We cannot allow or accept that the alcoholic in our lives 'cannot help themselves'. To do so would condemn them, and us, to a life of hell. They can stop, they just choose not to. It's not an easy choice and the road back to sobriety is painful, physically and mentally. Then they have to live the rest of their lives dancing on the edge of sobriety vs drunkenness. I see it in my brother. He's sober but every day when he gets up he must make the decision not to drink that day, then struggle every day to keep to it. And he will struggle with this every day, until the day he dies. He's one of the bravest people I know.
If the alcoholic in our lives will not make the decision to get sober, our only choice is to either stay and live in misery with their destructive choice or to leave and make a calm and happy new life free of the shadow of drink. One choice is out of our control, the other is entirely within our control.
Wise words @AcrossthePond55. I had a choice to get out of my marriage to an alcoholic but I didn't take it - I was probably so caught up in the dynamics of it all that I couldn't see myself detaching easily - in fact after he died it took me a long long time to get back to being me - whatever that is! Perhaps if he'd not became ill I might have left as my life was becoming intolerable with his alcoholism - the watching, the waiting etc This is why the support and advice of mumsnet is so crucial. It wasn't around when I was going though it.

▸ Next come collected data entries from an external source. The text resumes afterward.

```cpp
struct de_ctx {
    int device = 0;
    int W = 0, H = 0;
    de_params p;
    bool params_dirty = true;
    bool nodes_dirty = true;
    int tune_pend = 18, tune_heavy = 13, tune_b = 24, tune_gas = 6, tune_chunk = 128, tune_wpc = 20, tune_max_spp = 0;
    hipStream_t stream = nullptr;
    bool own_stream = false;
    LaunchSlot slot[DE_MAX_SLOTS];
    int n_slots = 8, big_slots = 3, next_slot = 0, last_slot = -1;
    int last_v6_slot = -1;
    int cu_withhold = 0;
    float* d_standin = nullptr;
    hipEvent_t ev_standin[16][2] = {};
    unsigned standin_count = 0;
    bool last_reduce_standin = false;
    hipEvent_t ev_main = nullptr;
    uint64_t gen_render = 1, gen_hdr = 1, rec_render = 0, rec_hdr = 0;
    int t0_slot = -1, t1_slot = -1;
    bool timing_valid = false;
    bool timing_empty = false;
    DevTexture tex[DE_TEX_COUNT];
    float* d_cie = nullptr;
    float* d_srgb2spec = nullptr;
    float* d_o3 = nullptr;
    float* d_crf = nullptr;
    int n_crf = 0;
    bool luts_set = false;
    bool luts_borrowed = false;
    FrameConsts* d_fc = nullptr;
    LambdaNode* d_nodes = nullptr;
    float* d_node_val = nullptr;
    float* d_hdr = nullptr;
    float* d_hdr_own = nullptr;
    float* d_image = nullptr;
    float* d_scratch = nullptr;
    float* h_stage = nullptr;
    size_t h_stage_bytes = 0;
    float* h_ring[DE_FETCH_RING] = {};
    size_t h_ring_bytes[DE_FETCH_RING] = {};
    hipEvent_t ev_ring[DE_FETCH_RING] = {};
    unsigned fetch_begun = 0, fetch_ended = 0;
    uint32_t* d_tiles = nullptr;
    int n_tiles = 0, tiles_rank = -1, tiles_world = -1;
    unsigned long long* d_counters = nullptr;
    uint32_t* d_work_counter = nullptr;
    float* d_dens_table = nullptr;
    int n_cus = 256;
    bool count = false;
    de_counters counters;
    int current_spp = 0;
    int sample_rank = 0, sample_world = 1;
    float* d_assembled = nullptr;
    float* d_gather = nullptr;
    int gather_world = 0;
    const float* display_src = nullptr;
    hipEvent_t ev_r0 = nullptr, ev_r1 = nullptr;
    bool reduce_timing_valid = false;
    void* comm = nullptr;
    int comm_rank = 0, comm_world = 1;
    bool trace = false;
    int kernel_variant = 4;
    struct V6State {
        wf::Cold* cold = nullptr;
        uint32_t* ctl = nullptr;
        RenderArgs* d_args = nullptr;
        uint32_t* h_status = nullptr;
        uint32_t n_wg = 0;
        uint4* pool[2] = {nullptr, nullptr};
        uint32_t pool_cap[2] = {0, 0};
    } v6s[DE_MAX_SLOTS];
    int v6_tail_levels = 1, v6_tail_export[2] = {128, 96}, v6_tail_grid[2] = {64, 8};
    uint32_t v6_tail_min_paths = 4u << 20;
    int v6_tail_when_alone = 0;
    uint32_t* h_issued = nullptr;
    uint32_t v6_launch_seq = 0;
    int v6_bands = 8;
    int v6_stats = 0;
    int v6_svc[3] = {24, 24, 20};
    int v6_svc_area[3] = {100, 72, 90};
    int v6_yield = 56, v6_elsewhere = 48, v6_retry = 6, v6_enter_min = 0, v6_flat_min = 0, v6_flat_again = 32;
    int launch_variant = 2;
    int launch_pipe = 0;
    int launch_slot = 0;
    bool launch_one_batch = false;
    int last_call[4] = {0, 0, 0, 0};
    int launch_pipes = 1;
    int launch_depths = 25, launch_wpc = 14;
    int auto_v6 = 1;
    unsigned long long auto_v6_min_items = 1ull << 12;
    size_t mem_budget = 0;
#ifdef DE_LEGACY_VARIANTS
#include "legacy/de_ctx_legacy_members.inc"
#endif
    int frame_kind = 0;
    float* d_s2 = nullptr;
    uint32_t* d_alist[2] = {nullptr, nullptr};
    int32_t* d_tile_spp = nullptr;
    uint32_t* d_keep = nullptr;
    int32_t* d_ad_count = nullptr;
    int32_t* h_ad_count = nullptr;
    int ad_cur = 0, ad_active = 0, ad_n = 0, ad_rounds = 0;
    unsigned long long ad_pixel_samples = 0;
    uint64_t ad_seed = 0;
    float ad_threshold = 0.f, ad_floor = 0.f;
    int ad_min = 0, ad_max = 0, ad_round = 0;
    bool dn_on = false;
    int dn_levels = 5;
    float dn_sigma_l = 4.0f;
    bool dn_s2_complete = false;
    bool dn_guides_valid = false;
    bool dn_out_valid = false;
    float4* d_dn_nc = nullptr;
    float4* d_dn_at = nullptr;
    float* d_dn_dist = nullptr;
    float4* d_dn_buf[2] = {nullptr, nullptr};
    float* d_dn_out = nullptr;
    bool ae_on = false;
    bool ae_displayed = false;
    de_auto_exposure ae;
    uint32_t* d_ae_partial = nullptr;
    double* d_ae_centre = nullptr;
    MeterState* d_ae_state = nullptr;
    FrameConsts* d_fc_ae = nullptr;
    MeterResult* d_ae_result = nullptr;
    bool bl_on = false;
    de_bloom bl;
    float4* d_bl_pyr = nullptr;
    float* d_bl_out = nullptr;
    bool hs_on = false;
    bool hs_valid = false;
    bool hs_cand_valid = false;
    de_history hs;
    float4* d_hs_c[2] = {nullptr, nullptr};
    float* d_hs_d[2] = {nullptr, nullptr};
    HistoryCam* d_hs_cam[2] = {nullptr, nullptr};
    int hs_cur = 0;
    float* d_hs_out = nullptr;
    de_pixels px = {(uint32_t)sizeof(de_pixels), 4, DE_PIXELS_TRUNCATE, 0u, 0};
    uint32_t px_count = 0;
    uint32_t px_last_phase = 0;
    uint8_t* d_px = nullptr;
    uint8_t* h_px_stage = nullptr;
    uint8_t* h_px_ring[DE_FETCH_RING] = {};
    hipEvent_t ev_px_ring[DE_FETCH_RING] = {};
    unsigned px_begun = 0, px_ended = 0;
    size_t d_px_bytes = 0, h_px_stage_bytes = 0, h_px_ring_bytes[DE_FETCH_RING] = {};
    bool lx_on = false;
    de_local_exposure lx;
    float2* d_lx_pyr = nullptr;
    float* d_lx_base = nullptr;
    float* d_lx_out = nullptr;
    de_output_scale os = {(uint32_t)sizeof(de_output_scale), 0, 0, 0, DE_SCALE_LANCZOS3};
    struct ScaleDev {
        int32_t* first = nullptr;
        float* w = nullptr;
        size_t first_cap = 0, w_cap = 0;
        int n_src = 0, n_dst = 0, filter = -1, taps = 0;
    } os_tab[2];
    float* d_os_mid = nullptr;
    float* d_os_out = nullptr;
    size_t os_mid_bytes = 0, os_out_bytes = 0;
    de_hdr_output ho = {(uint32_t)sizeof(de_hdr_output), 0, 1000.0f, DE_HDR_GAMUT_REC2020, DE_HDR_TRANSFER_PQ, DE_HDR_PIXELS_RGB10A2, DE_PIXELS_TRUNCATE, 0u, 0};
    HdrConsts ho_consts = {};
    uint32_t ho_count = 0;
    uint32_t ho_last_phase = 0;
    void* d_hpx = nullptr;
    uint8_t* h_hpx_stage = nullptr;
    size_t d_hpx_bytes = 0, h_hpx_stage_bytes = 0;
    bool frame_invalid = false;
    std::string invalid_msg;
    de_ctx* lender = nullptr;
    int loans = 0;
};
```
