template <int kCand, int SG = kSlots>
__global__ __launch_bounds__(1024) void fps_seq_kernel(int n, int m, int log2s, long long xyz_bstride, long long idx_bstride,
                                                       int idx_add, const float *__restrict__ xyz,
                                                       const int *__restrict__ perm, int *__restrict__ idxs, int max_picks, int depth_add) {
  __shared__ unsigned short korig[64 * kWaves * SG];
  __shared__ SqRecords rec;
  __shared__ float pick_x[kMaxPicks], pick_y[kMaxPicks], pick_z[kMaxPicks];
  __shared__ int pick_n;
#ifdef DET6D_EXPERIMENTS
  __shared__ unsigned long long sq_stats_lds[16];
  if (threadIdx.x < 16) sq_stats_lds[threadIdx.x] = 0ull;
  const long long t_begin = clock64();
#endif
  const int h = threadIdx.x, lane = h & 63;
  const int wave = __builtin_amdgcn_readfirstlane(h >> 6);
  xyz += (size_t)blockIdx.x * xyz_bstride;
  perm += (size_t)blockIdx.x * n;
  idxs += (size_t)blockIdx.x * idx_bstride;
  unsigned short *korig_w = korig + (size_t)wave * 64 * SG;

  float px[SG], py[SG], pz[SG], pt[SG];
  float lox, loy, loz, hix, hiy, hiz;
  {
    float ax = 3.0e38f, ay = 3.0e38f, az = 3.0e38f, bx = -3.0e38f, by = -3.0e38f, bz = -3.0e38f;
#pragma unroll
    for (int j = 0; j < SG; ++j) {
      const int pos = (wave * 64 + lane) * SG + j;
      const int k = perm[pos];
      korig[pos] = (unsigned short)k;
      px[j] = xyz[(size_t)k * 3 + 0];
      py[j] = xyz[(size_t)k * 3 + 1];
      pz[j] = xyz[(size_t)k * 3 + 2];
      asm volatile("" : "+v"(px[j]), "+v"(py[j]), "+v"(pz[j]));
      pt[j] = 1e10f;
      ax = d6_vmin(ax, px[j]); bx = d6_vmax(bx, px[j]);
      ay = d6_vmin(ay, py[j]); by = d6_vmax(by, py[j]);
      az = d6_vmin(az, pz[j]); bz = d6_vmax(bz, pz[j]);
    }
    lox = d6_wave_min(ax); hix = d6_wave_max(bx);
    loy = d6_wave_min(ay); hiy = d6_wave_max(by);
    loz = d6_wave_min(az); hiz = d6_wave_max(bz);
  }
  sq_hide_lane_duplicates<SG>(px, py, pz, pt);
  float cmax = __builtin_inff();
  if (h == 0) { pick_x[0] = xyz[0]; pick_y[0] = xyz[1]; pick_z[0] = xyz[2]; pick_n = 1; idxs[0] = idx_add; }
  __syncthreads();

  int r = 1;
  while (true) {
#ifdef DET6D_EXPERIMENTS
    const long long ta0 = clock64();
#endif
    {
      const int np = pick_n;
      const float sx = pick_x[lane & (kMaxPicks - 1)], sy = pick_y[lane & (kMaxPicks - 1)], sz = pick_z[lane & (kMaxPicks - 1)];
      const float gx = fmaxf(0.f, fmaxf(lox - sx, sx - hix));
      const float gy = fmaxf(0.f, fmaxf(loy - sy, sy - hiy));
      const float gz = fmaxf(0.f, fmaxf(loz - sz, sz - hiz));
      const float lb = d6_sqdist(gx, gy, gz);
      u64 need = __ballot(lane < np && (r == 1 || !(lb >= cmax)));
      if (need != 0ull) {
        while (need & (need - 1ull)) {
          const int i = __builtin_ctzll(need);
          need &= need - 1ull;
          sq_apply<SG>(d6_readlane_f(sx, i), d6_readlane_f(sy, i), d6_readlane_f(sz, i), px, py, pz, pt);
          SQ_STAT(3, 1);
        }
        const int i = __builtin_ctzll(need);
        SQ_STAT(2, 1);
        cmax = sq_rescan<SG, kCand>(d6_readlane_f(sx, i), d6_readlane_f(sy, i), d6_readlane_f(sz, i), log2s, px, py, pz, pt, korig_w, rec, wave,
                                    np <= depth_add ? min(kCand, 2) : kCand);
      }
    }
    if (r >= m) break;
#ifdef DET6D_EXPERIMENTS
    const long long ta1 = clock64();
    if (wave == 0) SQ_STAT(6, ta1 - ta0);
    if (wave == 5) SQ_STAT(7, ta1 - ta0);
#endif
    __syncthreads();
#ifdef DET6D_EXPERIMENTS
    const long long tb0 = clock64();
    if (wave == 0) SQ_STAT(8, tb0 - ta1);
#endif
    if (wave == 0) {
      SQ_STAT(0, 1);
      constexpr int LOG2K = kCand == 2 ? 1 : 2;
      const bool live = lane < kWaves * kCand;
      const int region = live ? lane >> LOG2K : 0;
      const int nc = rec.nc[region];
      const int slot = lane & (kCand - 1);
      const int o = region * kCandMax + slot;
      float cv = live && slot < nc ? rec.v[o] : -1.0f;
      const float qx = rec.x[o], qy = rec.y[o], qz = rec.z[o];
      const int kidx = rec.k[o];
      const bool is_last = live && slot == nc - 1;
      const float bound_v = sq_group_max<kCand>(is_last ? cv : -2.0f);
      const unsigned ub = ((__builtin_bit_cast(unsigned, bound_v) << 1) | 1u) + 2u;
      const bool alive = live && slot < nc;
      const unsigned ntk = ~fps_tie_key(kidx, log2s);
      const unsigned ntk_last = sq_group_max_u32<kCand>(is_last ? ntk : 0u);
      const unsigned thr = !alive ? 0xFFFFFFFFu : ntk >= ntk_last ? ub - 1u : ub;
      const unsigned alt = is_last ? ub : 0u;
      int j = 0;
      const int jmax = min(max_picks, m - r);
      int mwl = 0;
      {
        bool go;
        do {
          const unsigned ekey = (__builtin_bit_cast(unsigned, cv) << 1) + 2u;
          const unsigned key = ekey >= thr ? ekey : alt;
          const unsigned best = sq_wave_max_u32(key);
          const u64 tie = __ballot(key == best);
          int wl = __builtin_ctzll(tie);
          if (__popcll(tie) != 1) wl = fps_min_key_lane(tie, ~ntk);
          const float sx = d6_readlane_f(qx, wl), sy = d6_readlane_f(qy, wl), sz = d6_readlane_f(qz, wl);
          mwl = lane == j ? wl : mwl;
          cv = d6_vmin(cv, d6_sqdist(qx - sx, qy - sy, qz - sz));
          go = (best & 1u) == 0u;
          j += go ? 1 : 0;
#ifdef DET6D_EXPERIMENTS
          if (!go) SQ_STAT(4, 1);
#endif
        } while (go && j < jmax);
      }
      {
        const float mx = __shfl(qx, mwl), my = __shfl(qy, mwl), mz = __shfl(qz, mwl);
        const int mk = __shfl(kidx, mwl);
        if (lane < j) {
          pick_x[lane] = mx; pick_y[lane] = my; pick_z[lane] = mz;
          idxs[r + lane] = mk + idx_add;
        }
      }
      if (lane == 0) pick_n = j;
      SQ_STAT(1, j);
#ifdef DET6D_EXPERIMENTS
      SQ_STAT(9, clock64() - tb0);
#endif
    }
    __syncthreads();
    r += pick_n;
  }
#ifdef DET6D_EXPERIMENTS
  if (wave == 0) {
    SQ_STAT(5, clock64() - t_begin);
    __builtin_amdgcn_s_waitcnt(0);
    if (blockIdx.x == 0 && lane < 16) d6_fps_seq_stats[lane] = sq_stats_lds[lane];
  }
#endif
}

@MaggieMay23 I hope you don't mind me asking but did the alcohol play a part in your DH's death too?
@Mellodrama Firstly I'm sorry for your loss.💐
Yes it did. His health was suffering for a few years and then he got cancer of the oesophagus. I remember going to see the oncologist after he'd had the tumour removed and she said very clearly "this is a cancer that is directly related to alcohol" and that "We see it a lot among heavy drinkers". The cancer got into his bones and he carried on drinking and got pneumonia which killed him.
What do you DH die off - it's ok if you don't want to say
@MaggieMay23 I'm so sorry My DH suffered a Stroke 5 years ago and was forced to quit work as he was left brain-damaged, since that, he became very depressed and begun drinking excessively We had to separate for this reason 2 years ago but remained very close (we have 3 young DC together).
His post-mortem was inconclusive so have to wait for the toxicology to come back but they mentioned an enlarged heart and the possibility of Pneumonia
His funeral is tomorrow 😔💔 How did you cope? I'm lost 😢😪💔
@Mellodrama I'm so sorry for your loss. That sounds awful for you and your family.
My cousin an alcoholic sadly, died with an enlarged heart at 50. She just got up and went to make a cup of tea and collapsed and died.
I think I coped because I was numb - I'd closed off my emotions in order to cope with his drinking. People kept telling me that I was so calm and that it would would hit me soon. - it took about 8 months before it did. I felt in some ways relieved and other ways desperately sad. I relied on my family for support a lot. I couldn't talk about the alcoholism for over 2 years to anyone except my close family. I thought people wouldn't understand.
I had bereavement counselling too - twice!